As the SCI 8 report notes, scholarly communication has been heavily focused on what authors need. Authors need to get tenure; authors need to get hired; authors need to make names for themselves. But what about the audiences for this scholarship? What do they want? What are they interested in? Are there audiences we’re not reaching? As Tom Scheinfeldt put it, what about the reviewer on Amazon who’s an accountant in her daily life but, for whatever reason, cares deeply about postmodern literary theory? Wouldn’t it be interesting if we could get someone like this involved in the conversation? Wouldn’t it be interesting to see if new audiences might revitalize scholarly debate?

New venues for creating and disseminating scholarship

I love the way Shana Kimball put it: we need more “strange institutions” dedicated to getting strange scholarship out into the world: hybrid library-publishers, DH centers that produce scholarly work. Academic presses have tremendous institutional knowledge and efficient workflows for creating certain kinds of scholarship. What if we mash that up with other institutions to create new workflows and new systems of reward and value?

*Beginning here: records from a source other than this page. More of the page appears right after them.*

template <int KIND, bool TRACE, int SPM = 0, int SL = 16>
__device__ __forceinline__ void multi_rect(const char* table, const FillConsts& fc, const MultiConsts& mc, int l, int (&Ad)[4], int (&Ac)[4],
                                           int (&Pd)[4], int (&Pr)[4], uint2 vb, uint32_t cb_lo, uint32_t cb_hi, int corner, int off_add,
                                           uint32_t* __restrict__ tout, bool store, MultiOut& o, int rz2 = 0, bool fqs_row0 = false, int* zout = nullptr) {
    uint32_t zacc[2] = {0, 0};
    const int offa = splat(off_add);
    int d[4], c[4], pd[4], pr[4];
#pragma unroll
    for (int k = 0; k < 4; k++) {
        d[k] = adds(Ad[k], offa); c[k] = adds(Ac[k], offa); pd[k] = adds(Pd[k], offa); pr[k] = adds(Pr[k], offa);
    }
    o.corner_new = slot_first<SL>(pd[3]) >> 16;
    ScoreKey<KIND> key[4];
#pragma unroll
    for (int k = 0; k < 4; k++) {
        const uint32_t w = k < 2 ? vb.x : vb.y;
        key[k] = make_key<KIND>((int)((w >> (16 * (k & 1))) & 0xffu), (int)((w >> (16 * (k & 1) + 8)) & 0xffu));
    }
    uint32_t kb[4] = {0, 0, 0, 0}, cbs_lo = 0, cbs_hi = 0;
    if constexpr (KIND == KIND_NUC) {
        const uint32_t tb = (uint32_t)(uintptr_t)table, k01 = nuc_keys2(vb.x), k23 = nuc_keys2(vb.y);
        kb[0] = add_word(k01, tb, 0); kb[1] = add_word(k01, tb, 1); kb[2] = add_word(k23, tb, 0); kb[3] = add_word(k23, tb, 1);
        cbs_lo = nuc_col_offsets(cb_lo); cbs_hi = nuc_col_offsets(cb_hi);
    }
    int dmax[4] = {0, 0, 0, 0}, tacc[8] = {0, 0, 0, 0, 0, 0, 0, 0};
    int nvD[4] = {0, 0, 0, 0}, nvR[4] = {0, 0, 0, 0};
    int holdD = 0, holdR = 0;
#pragma unroll
    for (int j = 0; j < STEP; j++) {
        const int cb = (int)(((j < 4 ? cb_lo : cb_hi) >> (8 * (j & 3))) & 0xffu);
        int sc[4];
#pragma unroll
        for (int k = 0; k < 4; k++) {
            if constexpr (KIND == KIND_NUC) sc[k] = lds_read_i32(add_byte(j < 4 ? cbs_lo : cbs_hi, kb[k], j));
            else sc[k] = fetch_score<KIND>(table, key[k], cb);
        }
        int prev = slot_shr1_z<SL>(d[3], l);
        if (j == 0) prev = l == 0 ? (int)((uint32_t)corner << 16) : prev;
        int d00[4];
        d00[0] = __builtin_amdgcn_alignbit(d[0], prev, 16);
#pragma unroll
        for (int k = 1; k < 4; k++) d00[k] = __builtin_amdgcn_alignbit(d[k], d[k - 1], 16);
        int d11[4], copen[4], cn[4], x[4], r[4];
#pragma unroll
        for (int k = 0; k < 4; k++) {
            d11[k] = adds(d00[k], sc[k]);
            if (SPM == 2 && k == 0) d11[0] = fqs_row0 ? (int)(((uint32_t)d11[0] & 0xffff0000u) | ((uint32_t)rz2 & 0xffffu)) : d11[0];
            if (SPM == 1) d11[k] = vmax(d11[k], rz2);
            copen[k] = adds(d[k], fc.go2);
            cn[k] = vmax(adds(c[k], fc.ge2), copen[k]);
            d11[k] = vmax(d11[k], cn[k]);
            x[k] = adds(d11[k], fc.ome2);
            r[k] = scan8_inreg(x[k], fc.ge2);
        }
        scan8_chain(r, mc.G[0]);
        const int cs = multi_carry<SL>(r[3], mc, l);
        int dn[4];
        uint32_t sC[4], sR[4], sCo[4], sRo[4];
#pragma unroll
        for (int k = 0; k < 4; k++) {
            r[k] = scan8_apply(r[k], cs, mc.G[k], k == 3);
            dn[k] = vmax(d11[k], r[k]);
            if (TRACE) {
                sC[k] = (uint32_t)subs(cn[k], dn[k]); sR[k] = (uint32_t)subs(r[k], dn[k]); sCo[k] = (uint32_t)subs(copen[k], cn[k]); sRo[k] = (uint32_t)subs(x[k], r[k]);
            }
            dmax[k] = vmax(dmax[k], dn[k]);
            d[k] = dn[k]; c[k] = cn[k];
        }
        if (TRACE && SPM == 1) {
#pragma unroll
            for (int p2 = 0; p2 < 2; p2++) {
                const uint32_t pZ = (uint32_t)__builtin_amdgcn_perm(subs(rz2, dn[2 * p2 + 1]), subs(rz2, dn[2 * p2]), 0x0b0a0908);
                zacc[p2] |= pZ & (0x01010101u << j);
            }
        }
        if (TRACE) {
#pragma unroll
            for (int p2 = 0; p2 < 2; p2++) {
                const uint32_t pC = (uint32_t)__builtin_amdgcn_perm((int)sC[2 * p2 + 1], (int)sC[2 * p2], 0x0b0a0908), pR = (uint32_t)__builtin_amdgcn_perm((int)sR[2 * p2 + 1], (int)sR[2 * p2], 0x0b0a0908);
                const uint32_t pCo = (uint32_t)__builtin_amdgcn_perm((int)sCo[2 * p2 + 1], (int)sCo[2 * p2], 0x0b0a0908), pRo = (uint32_t)__builtin_amdgcn_perm((int)sRo[2 * p2 + 1], (int)sRo[2 * p2], 0x0b0a0908);
                const uint32_t lo2 = bfi(0x55555555u, pC, pR), hi2 = bfi(0x55555555u, pCo, pRo);
                const uint32_t nib = bfi(0x33333333u, lo2, hi2);
                if (j & 1) tacc[2 * (j >> 1) + p2] = (int)bfi(0xF0F0F0F0u, nib, (uint32_t)tacc[2 * (j >> 1) + p2]);
                else tacc[2 * (j >> 1) + p2] = (int)nib;
            }
        }
        if (j & 1) { nvD[j >> 1] = __builtin_amdgcn_perm(dn[3], holdD, 0x07060302); nvR[j >> 1] = __builtin_amdgcn_perm(r[3], holdR, 0x07060302); }
        else { holdD = dn[3]; holdR = r[3]; }
    }
    if (TRACE) {
#ifndef MQ_X_NOTRSTORE
        if (store) { *(int4*)tout = int4{tacc[0], tacc[1], tacc[2], tacc[3]}; *(int4*)(tout + 4) = int4{tacc[4], tacc[5], tacc[6], tacc[7]}; }
#else
        asm volatile("" :: "v"(tacc[0]), "v"(tacc[1]), "v"(tacc[2]), "v"(tacc[3]), "v"(tacc[4]), "v"(tacc[5]), "v"(tacc[6]), "v"(tacc[7]));
#endif
    }
#pragma unroll
    for (int k = 0; k < 4; k++) {
        Pd[k] = slot_shl1_keep<SL>(nvD[k], pd[k], l); Pr[k] = slot_shl1_keep<SL>(nvR[k], pr[k], l);
        Ad[k] = d[k]; Ac[k] = c[k];
    }
    {
        const int ma = vmax(vmax(d[0], d[1]), vmax(d[2], d[3])), mb = vmax(vmax(Pd[0], Pd[1]), vmax(Pd[2], Pd[3]));
        const s16x2 sa = as_s(ma), sb = as_s(mb);
        const int xa = vmax(ma, as_i(s16x2{sa.y, sa.x})), xb = vmax(mb, as_i(s16x2{sb.y, sb.x}));
        const s16x2 rr = as_s(slot_first<SL>(__builtin_amdgcn_perm(xb, xa, 0x05040100)));
        o.act_max8 = rr.x; o.pas_max8 = rr.y;
    }
    const int mm = vmax(vmax(dmax[0], dmax[1]), vmax(dmax[2], dmax[3]));
    const int m32 = max(mm & 0xffff, (int)((uint32_t)mm >> 16));
    o.mx = slot_last<SL>(SL == 16 ? wave_prefix_max16(m32) : (SL == 64 ? wave_prefix_max(m32) : wave_prefix_max32(m32)));
    if constexpr (TRACE && SPM == 1) { zout[0] = (int)~zacc[0]; zout[1] = (int)~zacc[1]; }
}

Professional pathways for new kinds of professionals

This is obviously an issue of some importance to me. Given this altered scholarly landscape, and given that we’re exhorting our young scholars to get crazy and try new things, are we sure they’ll be able to earn a living once they do? Well, we are not. But we’re getting closer, I think. I’m tremendously encouraged by developments such as the new mediaCommons collection on alternative academic careers, the Off the Tracks discussion at the University of Maryland, and other signs that new ways of working might be entering into mainstream discussion. My concern, increasingly, is that the jobs we’re creating for these new workers are high-quality, stable positions with room for creativity and an equitable division of credit. I think we’re at a critical phase in the development of a cadre of alt-ac professionals, and I’m concerned that these people are able to earn a decent, professionally satisfying living.

Which is not to say I perceive myself to be making any kind of sacrifice by doing what I do. To tell you the truth, I love my work, and I believe in my work. SCI helped me remember why I care so much about it.